═════ Information supplied ═════
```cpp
smmd_status smmd_wino4x4s2_conv2(const float *x, const float *u, const float *x2,
                                 const float *u2, const float *bias, float *y, int n, int ci,
                                 int ko, int h, int w_img, void *ws, size_t ws_bytes,
                                 smmd_stream_t stream);

smmd_status smmd_wino3x3_filter_sn(const float *w, const float *sigma, const float *s, int ko,
                                   int ci, int mode, float *u, size_t u_bytes,
                                   smmd_stream_t stream);

smmd_status smmd_wino4x4s2_filter_sn(const float *w, const float *sigma, const float *s, int fold,
                                     int ko, int ci, float *u, size_t u_bytes,
                                     smmd_stream_t stream);

smmd_status smmd_wino4x4s2t_filter_sn(const float *w, const float *sigma, const float *s,
                                      int fold, int k, int c, float *u, size_t u_bytes,
                                      smmd_stream_t stream);

int smmd_wino3x3_wgrad_supported(int n, int ci, int co, int h, int w_img);


size_t smmd_wino3x3_wgrad_workspace_bytes(int n, int ci, int co, int h, int w_img);

smmd_status smmd_wino3x3_wgrad(const float *x, const float *gy, float *gw, int n, int ci, int co,
                               int h, int w_img, void *ws, size_t ws_bytes,
                               smmd_stream_t stream);

smmd_status smmd_wino3x3_wgrad_acc(const float *x, const float *gy, float *gw, int n, int ci,
                                   int co, int h, int w_img, void *ws, size_t ws_bytes,
                                   smmd_stream_t stream);

int smmd_wino4x4s2_wgrad_supported(int n, int ci, int co, int h, int w_img);

size_t smmd_wino4x4s2_wgrad_workspace_bytes(int n, int ci, int co, int h, int w_img);

smmd_status smmd_wino4x4s2_wgrad(const float *x, const float *gy, float *gw, int n, int ci,
                                 int co, int h, int w_img, void *ws, size_t ws_bytes,
                                 smmd_stream_t stream);

smmd_status smmd_wino4x4s2_wgrad_acc(const float *x, const float *gy, float *gw, int n, int ci,
                                     int co, int h, int w_img, void *ws, size_t ws_bytes,
                                     smmd_stream_t stream);

int smmd_conv1x1_supported(int n, int r, int m, int p);

size_t smmd_conv1x1_workspace_bytes(int n, int r, int m, int p);

smmd_status smmd_conv1x1(const float *a, const float *x, const float *bias, float *y, int n,
                         int r, int m, int p, void *ws, size_t ws_bytes, smmd_stream_t stream);

smmd_status smmd_conv1x1_t(const float *a, const float *x, const float *bias, float *y, int n,
                           int r, int m, int p, void *ws, size_t ws_bytes, smmd_stream_t stream);

int smmd_conv1x1_wgrad_supported(int n, int c, int k, int p);

size_t smmd_conv1x1_wgrad_workspace_bytes(int n, int c, int k, int p);

smmd_status smmd_conv1x1_wgrad(const float *gy, const float *x, float *gw, int n, int c, int k,
                               int p, void *ws, size_t ws_bytes, smmd_stream_t stream);

smmd_status smmd_conv1x1_wgrad_acc(const float *gy, const float *x, float *gw, int n, int c,
                                   int k, int p, void *ws, size_t ws_bytes,
                                   smmd_stream_t stream);

smmd_status smmd_gp_interp(const float *real, const float *fake, const float *alpha, float *out,
                           int b, int64_t per, int form, smmd_stream_t stream);

size_t smmd_gp_slope_workspace_bytes(int b, int c, int hw);

smmd_status smmd_gp_slope_fwd(const float *g, int b, int c, int hw, int channels_last, float eps,
                              float *out, float *slopes, void *ws, size_t ws_bytes,
                              smmd_stream_t stream);

smmd_status smmd_gp_slope_bwd(const float *g, const float *slopes, int b, int c, int hw,
                              int channels_last, const float *go, float *dg,
                              smmd_stream_t stream);

smmd_status smmd_critic_head_fwd(const float *d_real, int n_real, const float *d_fake, int n_fake,
                                 int kind, float *out, float *g_real, float *g_fake,
                                 float *gg_fake, smmd_stream_t stream);

size_t smmd_code_moments_workspace_bytes(int n, int dim);
// ... 10 lines not shown
```

### scaled-mmd-gan_amd/csrc/smmd_wino_s2.hip

```cpp
#include "smmd_wino_common.hpp"
#include "smmd_ldsdma.hpp"

namespace smmd {

namespace {

constexpr int S2_T = 256;
constexpr int S2_TB = 64;
constexpr int S2_KB = 64;
constexpr int S2_CC = 2;
constexpr int S2_STAGE = 9 * 8 * 64;
constexpr size_t S2_LDS = 2 * 2 * S2_STAGE * sizeof(float) + S2_KB * sizeof(float);

struct for_wino4x4s2_conv {};
struct for_wino4x4s2t_conv {};

__device__ __forceinline__ void s2_taps(const float *__restrict__ w, int64_t q, int fold,
                                        const float *__restrict__ sig,
                                        const float *__restrict__ sc, float (&f)[16]) {
#pragma clang fp contract(off)
    if (!sig) {
        const float *s = w + q * 16;
#pragma unroll
        for (int i = 0; i < 16; ++i) f[i] = s[i];
        return;
    }
    const float sigma = sig[0], scale = sc ? sc[0] : 1.f;
    if (!fold) {
        const float *s = w + q * 16;
#pragma unroll
        for (int i = 0; i < 16; ++i) f[i] = (s[i] / sigma) * scale;
        return;
    }
    const float *s = w + q * 9;
    float k[9];
#pragma unroll
    for (int j = 0; j < 9; ++j) k[j] = (s[j] / sigma) * scale;
#pragma unroll
    for (int si = 0; si < 4; ++si)
#pragma unroll
        for (int ti = 0; ti < 4; ++ti) {
            float acc = 0.f;
#pragma unroll
            for (int a = 0; a < 2; ++a)
#pragma unroll
                for (int b = 0; b < 2; ++b) {
                    const int uu = si - a, vv = ti - b;
                    if (uu >= 0 && uu < 3 && vv >= 0 && vv < 3) acc += k[uu * 3 + vv];
                }
            f[si * 4 + ti] = acc * 0.25f;
        }
}

__global__ void s2_filter_kernel(const float *__restrict__ w, int KO, int CI,
                                 float *__restrict__ u, const float *__restrict__ sig,
                                 const float *__restrict__ sc, int fold) {
    const int64_t idx = (int64_t)blockIdx.x * blockDim.x + threadIdx.x;
    if (idx >= (int64_t)KO * CI) return;
    const int ko = (int)(idx % KO), ci = (int)(idx / KO);
    float f[16];
    s2_taps(w, (int64_t)ko * CI + ci, fold, sig, sc, f);
    const int kb = ko >> 6, kl = ko & 63, cc = ci >> 1, h = ci & 1;
    const int64_t base = ((int64_t)kb * (CI >> 1) + cc) * 9;
    float r[9][4];
#pragma unroll
    for (int pi = 0; pi < 2; ++pi)
#pragma unroll
        for (int pj = 0; pj < 2; ++pj) {
            const float g00 = f[(pi) * 4 + pj], g01 = f[(pi) * 4 + 2 + pj];
            const float g10 = f[(2 + pi) * 4 + pj], g11 = f[(2 + pi) * 4 + 2 + pj];
            const float t[3][2] = {{g00, g01}, {g00 + g10, g01 + g11}, {g10, g11}};
#pragma unroll
            for (int i = 0; i < 3; ++i) {
                r[i * 3 + 0][2 * pi + pj] = t[i][0];
                r[i * 3 + 1][2 * pi + pj] = t[i][0] + t[i][1];
                r[i * 3 + 2][2 * pi + pj] = t[i][1];
            }
        }
    float4 *u4 = reinterpret_cast<float4 *>(u);
#pragma unroll
    for (int p = 0; p < 9; ++p)
        u4[((base + p) * 2 + h) * 64 + kl] = make_float4(r[p][0], r[p][1], r[p][2], r[p][3]);
// ... 508 lines not shown
    }

    const int64_t et = tile0 + th * 32 + l32;
    if (et >= g.T) return;
    const int en = (int)(et / g.Timg);
    const int er = (int)(et - (int64_t)en * g.Timg);
    const int ety = er / g.TW, etx = er - ety * g.TW;
    const int Hx = 2 * g.Hg, Wx = 2 * g.Wg;
    const int cl0 = kh * 32 + 4 * hl;
    const uint32_t o0 = (uint32_t)(((((int64_t)en * g.C + cb * 64 + cl0) * Hx + 4 * ety + qi) * Wx +
                                     4 * etx + qj) * 4);
    const uint32_t o1 = o0 + (uint32_t)Wx * 8;
    const uint32_t hw4 = (uint32_t)Hx * (uint32_t)Wx * 4;
    const __amdgpu_buffer_rsrc_t ds = buf_rsrc_2g(dx);
    float mk[16][4];
    const bool masked = g.mask != nullptr;
    if (masked) {
        const __amdgpu_buffer_rsrc_t ms = buf_rsrc_2g(g.mask);
#pragma unroll
        for (int r = 0; r < 16; r += 2) {
#pragma unroll
            for (int h = 0; h < 2; ++h) {
                const uint32_t so = (uint32_t)((r & 3) + 8 * (r >> 2) + h) * hw4;
                mk[r + h][0] = __builtin_bit_cast(float, __builtin_amdgcn_raw_buffer_load_b32(ms, o0, so, 0));
                mk[r + h][1] = __builtin_bit_cast(float, __builtin_amdgcn_raw_buffer_load_b32(ms, o0 + 8, so, 0));
                mk[r + h][2] = __builtin_bit_cast(float, __builtin_amdgcn_raw_buffer_load_b32(ms, o1, so, 0));
                mk[r + h][3] = __builtin_bit_cast(float, __builtin_amdgcn_raw_buffer_load_b32(ms, o1 + 8, so, 0));
            }
        }
    }
#ifdef S2_NO_EPI
    for (int r = 0; r < 2; r += 2) {
#else
#pragma unroll
    for (int r = 0; r < 16; r += 2) {
#endif
        const int cr = (r & 3) + 8 * (r >> 2);
#pragma unroll
        for (int h = 0; h < 2; ++h) {
            float m[9];
#pragma unroll
            for (int p = 0; p < 9; ++p) m[p] = acc[p][r + h];
            float s0[3], s1[3];
#pragma unroll
            for (int j = 0; j < 3; ++j) {
                s0[j] = m[j] + m[3 + j];
                s1[j] = m[3 + j] + m[6 + j];
            }
            const float b = Bs[cl0 + cr + h];
            float v[4] = {s0[0] + s0[1] + b, s0[1] + s0[2] + b, s1[0] + s1[1] + b,
                          s1[1] + s1[2] + b};
            if (masked) {
#pragma unroll
                for (int i = 0; i < 4; ++i) v[i] = mk[r + h][i] <= 0.f ? 0.f : v[i];
            }
            const uint32_t so = (uint32_t)(cr + h) * hw4;
            __builtin_amdgcn_raw_buffer_store_b32(__builtin_bit_cast(unsigned, v[0]), ds, o0, so, 0);
            __builtin_amdgcn_raw_buffer_store_b32(__builtin_bit_cast(unsigned, v[1]), ds, o0 + 8, so, 0);
            __builtin_amdgcn_raw_buffer_store_b32(__builtin_bit_cast(unsigned, v[2]), ds, o1, so, 0);
            __builtin_amdgcn_raw_buffer_store_b32(__builtin_bit_cast(unsigned, v[3]), ds, o1 + 8, so, 0);
        }
    }
}
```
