int32_t launch_field_tc(const neddf_field* f, FieldParams& p, int flags, bool pair, cudaStream_t s) {
  tc::TcStorage* S = static_cast<tc::TcStorage*>(f->tc);
  if (!S) return fail(NEDDF_E_INVALID, "tensor-core engine: weights were never packed");
  tc::TcParams P;
  P.f = p;
  for (int l = 0; l < p.n_ddf + p.n_col; ++l) P.layer[l] = S->layer[l];
  P.chunks_per_tile = S->chunks_per_tile;
  P.dist_chunks = S->dist_chunks;
  P.w_tc = S->d_w;
  P.bias = S->d_bias;
  P.status = S->d_status;
  P.eval = (flags == NEDDF_OUT_EVAL && p.penalty == nullptr && p.save_pre == nullptr) ? 1 : 0;
  P.density_only = (p.color == nullptr && p.penalty == nullptr && p.save_pre == nullptr) ? 1 : 0;
  if (P.eval && !P.density_only && !S->d_park) {
    if (cudaMalloc(&S->d_park, (size_t)sm_count() * tc::kGroup * tc::kParkBytes) != cudaSuccess) {
      S->d_park = nullptr;
      return fail(NEDDF_E_CUDA, "tensor-core engine: cudaMalloc of the colour-trunk scratch failed");
    }
  }
  P.park = S->d_park;
  const int64_t n_tiles = (p.n + tc::kTileS - 1) / tc::kTileS;
  auto launch = [&](auto kern) -> int32_t {
    NEDDF_CUDA_CHECK(cudaFuncSetAttribute(kern, cudaFuncAttributeMaxDynamicSharedMemorySize, (int)tc::kSmemBytes));
    cudaLaunchConfig_t cfg = {};
    cudaLaunchAttribute attr[1];
    cfg.blockDim = dim3(tc::kThreads);
    cfg.dynamicSmemBytes = tc::kSmemBytes;
    cfg.stream = s;
    if (pair) {
      const int64_t pairs = (n_tiles + 1) / 2;
      cfg.gridDim = dim3((unsigned)(2 * std::max<int64_t>(1, std::min<int64_t>(pairs, sm_count() / 2))));
      attr[0].id = cudaLaunchAttributeClusterDimension;
      attr[0].val.clusterDim.x = 2;
      attr[0].val.clusterDim.y = 1;
      attr[0].val.clusterDim.z = 1;
      cfg.attrs = attr;
      cfg.numAttrs = 1;
    } else {
      cfg.gridDim = dim3((unsigned)std::max<int64_t>(1, std::min<int64_t>(n_tiles, sm_count())));
      cfg.numAttrs = 0;
    }
    NEDDF_CUDA_CHECK(cudaLaunchKernelEx(&cfg, kern, P));
    NEDDF_LAUNCH_CHECK();
    return NEDDF_OK;
  };
  switch (p.hidden_act) {
    case NEDDF_ACT_TANHEXP: return pair ? launch(tc::field_tc_kernel<NEDDF_ACT_TANHEXP, true>) : launch(tc::field_tc_kernel<NEDDF_ACT_TANHEXP, false>);
    case NEDDF_ACT_RELU: return pair ? launch(tc::field_tc_kernel<NEDDF_ACT_RELU, true>) : launch(tc::field_tc_kernel<NEDDF_ACT_RELU, false>);
    case NEDDF_ACT_LEAKYRELU: return pair ? launch(tc::field_tc_kernel<NEDDF_ACT_LEAKYRELU, true>) : launch(tc::field_tc_kernel<NEDDF_ACT_LEAKYRELU, false>);
  }
  return fail(NEDDF_E_INVALID, "tensor-core engine: unknown activation");
}

int32_t tc_read_status(const neddf_field* f, int* out, cudaStream_t s) {
  tc::TcStorage* S = static_cast<tc::TcStorage*>(f->tc);
  *out = 0;
  if (!S) return NEDDF_OK;
  NEDDF_CUDA_CHECK(cudaMemcpyAsync(out, S->d_status, sizeof(int), cudaMemcpyDeviceToHost, s));
  NEDDF_CUDA_CHECK(cudaStreamSynchronize(s));
  NEDDF_CUDA_CHECK(cudaMemsetAsync(S->d_status, 0, sizeof(int), s));
  return NEDDF_OK;
}

}
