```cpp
template <int KIND, typename QT>
__global__ __launch_bounds__(256) void k_step_legacy(const void *sysp, const int B, const StatePtrs in,
                                                     const float *__restrict__ act, const StatePtrs out,
                                                     const uint32_t flags, const int L) {
  __shared__ float lds[QL_FLOATS * 256];
  __shared__ __attribute__((aligned(16))) float legtab[POB_TAB_FLOATS];
  stage_leg_table((csys_t *)(size_t)sysp, legtab);
  step_quad_body<KIND, QT, true>((csys_t *)(size_t)sysp, B, in, act, out, flags, L,
                                 (int)(blockIdx.x * blockDim.x + threadIdx.x), lds, legtab);
// ... 1420 lines not shown
    default: hipLaunchKernelGGL((k_step_oct<POB_ANT, QT, GACC>), g, b, 0, st, sp, B, pi, act, po, flags, L); break;
  }
}
template <typename QT>
static void launch_step_oct(int kind, int n_cu, hipStream_t st, const void *sp, int B, const StatePtrs &pi,
                            const float *act, const StatePtrs &po, uint32_t flags, int L) {
  const char *f = getenv("POB_OCT_GACC");
  const bool acc = f ? atoi(f) != 0 : (B + 7) / 8 <= 4 * n_cu;
  if (acc) launch_step_oct_g<QT, true>(kind, st, sp, B, pi, act, po, flags, L);
  else launch_step_oct_g<QT, false>(kind, st, sp, B, pi, act, po, flags, L);
}
#ifndef POB_QUAD_SPLIT_KINDS
#define POB_QUAD_SPLIT_KINDS 23
#endif
static bool quad_split_launch(int kind) {
  const char *f = getenv("POB_QUAD_SPLIT");
  if (f) return atoi(f) != 0;
  return ((POB_QUAD_SPLIT_KINDS >> (kind < 0 ? 4 : kind)) & 1) != 0;
}
static uint32_t quad_force_fixup() {
  const char *f = getenv("POB_QUAD_FORCE_FIXUP");
  return f && atoi(f) != 0 ? POB_F_INT_FORCE_FIXUP : 0u;
}
template <typename QT>
static void launch_step_quad(int kind, bool legacy, int n_cu, hipStream_t st, const void *sp, int B,
                             const StatePtrs &pi, const float *act, const StatePtrs &po, uint32_t flags, int L) {
  const int bs = 4 * B <= 64 * 256 ? 64 : 256;
  const dim3 g = grid_for(4 * B, bs), b(bs);
  if (legacy) {
    switch (kind) {
      case POB_HEAVENHELL: hipLaunchKernelGGL((k_step_legacy<POB_HEAVENHELL, QT>), g, b, 0, st, sp, B, pi, act, po, flags, L); break;
      case POB_GATHER: hipLaunchKernelGGL((k_step_legacy<POB_GATHER, QT>), g, b, 0, st, sp, B, pi, act, po, flags, L); break;
      case POB_TAG: hipLaunchKernelGGL((k_step_legacy<POB_TAG, QT>), g, b, 0, st, sp, B, pi, act, po, flags, L); break;
      default: hipLaunchKernelGGL((k_step_legacy<POB_ANT, QT>), g, b, 0, st, sp, B, pi, act, po, flags, L); break;
    }
    return;
  }
  if (kind == POB_GATHER && (size_t)4 * B <= (size_t)3 * 64 * 4 * n_cu) {
    hipLaunchKernelGGL((k_step_quad_ga3<QT>), g, b, 0, st, sp, B, pi, act, po, flags, L);
    return;
  }
  const bool split = quad_split_launch(kind) && po.ovf_mark != nullptr;
  flags |= split ? quad_force_fixup() : 0u;
  switch (kind) {
    case POB_HEAVENHELL:
      if (split) {
        hipLaunchKernelGGL((k_step_quad<POB_HEAVENHELL, QT, 1>), g, b, 0, st, sp, B, pi, act, po, flags, L);
        hipLaunchKernelGGL((k_step_quad<POB_HEAVENHELL, QT, 2>), g, b, 0, st, sp, B, pi, act, po, flags, L);
      } else {
        hipLaunchKernelGGL((k_step_quad<POB_HEAVENHELL, QT>), g, b, 0, st, sp, B, pi, act, po, flags, L);
      }
      break;
    case POB_GATHER:
      if (split) {
        hipLaunchKernelGGL((k_step_quad<POB_GATHER, QT, 1>), g, b, 0, st, sp, B, pi, act, po, flags, L);
        hipLaunchKernelGGL((k_step_quad<POB_GATHER, QT, 2>), g, b, 0, st, sp, B, pi, act, po, flags, L);
      } else {
        hipLaunchKernelGGL((k_step_quad<POB_GATHER, QT>), g, b, 0, st, sp, B, pi, act, po, flags, L);
      }
      break;
    case POB_TAG:
      if (split) {
        hipLaunchKernelGGL((k_step_quad<POB_TAG, QT, 1>), g, b, 0, st, sp, B, pi, act, po, flags, L);
        hipLaunchKernelGGL((k_step_quad<POB_TAG, QT, 2>), g, b, 0, st, sp, B, pi, act, po, flags, L);
      } else {
        hipLaunchKernelGGL((k_step_quad<POB_TAG, QT>), g, b, 0, st, sp, B, pi, act, po, flags, L);
      }
      break;
    default: hipLaunchKernelGGL((k_step_quad<POB_ANT, QT>), g, b, 0, st, sp, B, pi, act, po, flags, L); break;
  }
}
extern "C" {

int pob_abi_version(void) { return POB_ABI_VERSION; }
const char *pob_last_error(void) { return g_err; }

int pob_default_params(pob_params *p) {
  if (!p) return fail(POB_EINVAL, "params is NULL");
  pob::default_params(*p);
  return POB_OK;
}

static std::mutex g_grave_mu;
static std::vector<void *> g_grave;

static void drain_grave() {
// ... 303 lines not shown
```

po-brax_amd/csrc/pob_mesh.h:

```cpp
#pragma once
#include <type_traits>
#include "pob_math.h"

#define POB_MESH_MARGIN 1e-3f
#if defined(POB_MESH_HOST) || defined(POB_FC_LDS)
typedef const float *fcptr_t;
#else
typedef __attribute__((address_space(4))) const float *fcptr_t;
#endif

struct MWall {
  float cx, cy, c, s, hx, hy;
};
POB_D MWall mwall_row(const float *R) {
  const float2 r01 = *reinterpret_cast<const float2 *>(R);
  const float2 r23 = *reinterpret_cast<const float2 *>(R + 2);
  const float2 r45 = *reinterpret_cast<const float2 *>(R + 4);
  MWall W;
  W.cx = r01.x; W.cy = r01.y; W.c = r23.x; W.s = r23.y; W.hx = r45.x; W.hy = r45.y;
  return W;
}
POB_D v3 mwall_local(const MWall &W, const float cz, const v3 p) {
  const float dx = p.x - W.cx, dy = p.y - W.cy, dz = p.z - cz;
  return V(FMA(dy, W.s, dx * W.c), FMA(dy, W.c, -(dx * W.s)), dz);
// ... 437 lines not shown
#define POB_MESH_NOINLINE 0
#endif
template <class G, class Fn>
POB_D void mesh_face(G &g, const int f, const v3 La, const v3 Lb, const float hx, const float hy, const float hz,
                     fcptr_t fcw, const float r, const float T, Fn &&emit) {
#if POB_MESH_NOINLINE && !defined(POB_MESH_HOST)
  if constexpr (std::is_same<G, GuardBranch>::value) {
    const MFaceOut o = mesh_face_ool(f, La, Lb, hx, hy, hz, fcw, r, T);
    if (o.hit[0]) emit(o.tau[0], o.nl[0], o.dist[0]);
    if (o.hit[1]) emit(o.tau[1], o.nl[1], o.dist[1]);
    return;
  }
#endif
  const MFaceOut o = mesh_face_contacts(g, f, La, Lb, hx, hy, hz, fcw, r, T);
  if (o.hit[0]) emit(o.tau[0], o.nl[0], o.dist[0]);
  if (o.hit[1]) emit(o.tau[1], o.nl[1], o.dist[1]);
}
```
═════
— Work task —
Pick every line containing the word "eval" out of the material, and copy those lines.

— Output for this task —
  P.eval = (flags == NEDDF_OUT_EVAL && p.penalty == nullptr && p.save_pre == nullptr) ? 1 : 0;
  if (P.eval && !P.density_only && !S->d_park) {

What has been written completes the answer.